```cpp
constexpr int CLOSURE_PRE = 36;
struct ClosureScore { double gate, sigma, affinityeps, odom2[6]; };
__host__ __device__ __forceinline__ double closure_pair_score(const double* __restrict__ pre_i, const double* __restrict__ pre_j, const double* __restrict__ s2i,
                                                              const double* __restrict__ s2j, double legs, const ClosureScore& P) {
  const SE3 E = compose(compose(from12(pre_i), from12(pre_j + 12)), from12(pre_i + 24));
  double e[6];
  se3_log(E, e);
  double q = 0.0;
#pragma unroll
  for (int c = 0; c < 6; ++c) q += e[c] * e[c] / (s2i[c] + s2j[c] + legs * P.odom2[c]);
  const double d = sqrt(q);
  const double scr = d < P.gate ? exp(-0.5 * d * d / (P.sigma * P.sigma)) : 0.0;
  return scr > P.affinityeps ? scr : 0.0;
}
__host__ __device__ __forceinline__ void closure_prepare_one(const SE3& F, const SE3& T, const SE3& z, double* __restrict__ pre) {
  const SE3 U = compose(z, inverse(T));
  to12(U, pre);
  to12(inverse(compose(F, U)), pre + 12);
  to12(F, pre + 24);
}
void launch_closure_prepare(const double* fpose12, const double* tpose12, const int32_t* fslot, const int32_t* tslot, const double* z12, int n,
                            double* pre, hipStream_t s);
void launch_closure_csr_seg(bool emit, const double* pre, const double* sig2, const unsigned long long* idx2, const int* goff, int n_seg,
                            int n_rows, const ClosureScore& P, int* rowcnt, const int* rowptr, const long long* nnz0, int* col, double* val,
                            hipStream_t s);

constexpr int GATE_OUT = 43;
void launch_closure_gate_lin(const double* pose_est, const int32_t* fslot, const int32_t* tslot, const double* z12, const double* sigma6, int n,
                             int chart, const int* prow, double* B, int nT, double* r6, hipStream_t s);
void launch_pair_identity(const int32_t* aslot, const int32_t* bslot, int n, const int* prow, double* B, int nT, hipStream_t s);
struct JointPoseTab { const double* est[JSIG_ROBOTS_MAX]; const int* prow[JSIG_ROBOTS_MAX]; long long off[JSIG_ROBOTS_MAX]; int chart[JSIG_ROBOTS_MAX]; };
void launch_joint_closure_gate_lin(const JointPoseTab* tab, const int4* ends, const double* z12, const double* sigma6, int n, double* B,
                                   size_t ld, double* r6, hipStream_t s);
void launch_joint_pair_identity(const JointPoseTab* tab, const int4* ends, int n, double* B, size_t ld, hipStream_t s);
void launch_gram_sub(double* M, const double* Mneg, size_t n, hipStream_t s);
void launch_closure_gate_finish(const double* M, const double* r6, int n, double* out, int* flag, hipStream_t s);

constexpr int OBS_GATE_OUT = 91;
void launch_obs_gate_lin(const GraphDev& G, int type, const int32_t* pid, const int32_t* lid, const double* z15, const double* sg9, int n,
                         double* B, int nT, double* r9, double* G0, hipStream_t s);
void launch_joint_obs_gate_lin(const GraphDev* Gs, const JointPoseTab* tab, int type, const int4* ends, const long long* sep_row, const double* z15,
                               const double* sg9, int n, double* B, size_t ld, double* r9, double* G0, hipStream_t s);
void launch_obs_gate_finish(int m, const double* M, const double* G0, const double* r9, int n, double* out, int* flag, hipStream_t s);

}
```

--*--

| What the task asks |
Only lines holding the word "ends" belong in the answer; copy all of them from the records.

| Task response |
void launch_joint_closure_gate_lin(const JointPoseTab* tab, const int4* ends, const double* z12, const double* sigma6, int n, double* B,
void launch_joint_pair_identity(const JointPoseTab* tab, const int4* ends, int n, double* B, size_t ld, hipStream_t s);
void launch_joint_obs_gate_lin(const GraphDev* Gs, const JointPoseTab* tab, int type, const int4* ends, const long long* sep_row, const double* z15,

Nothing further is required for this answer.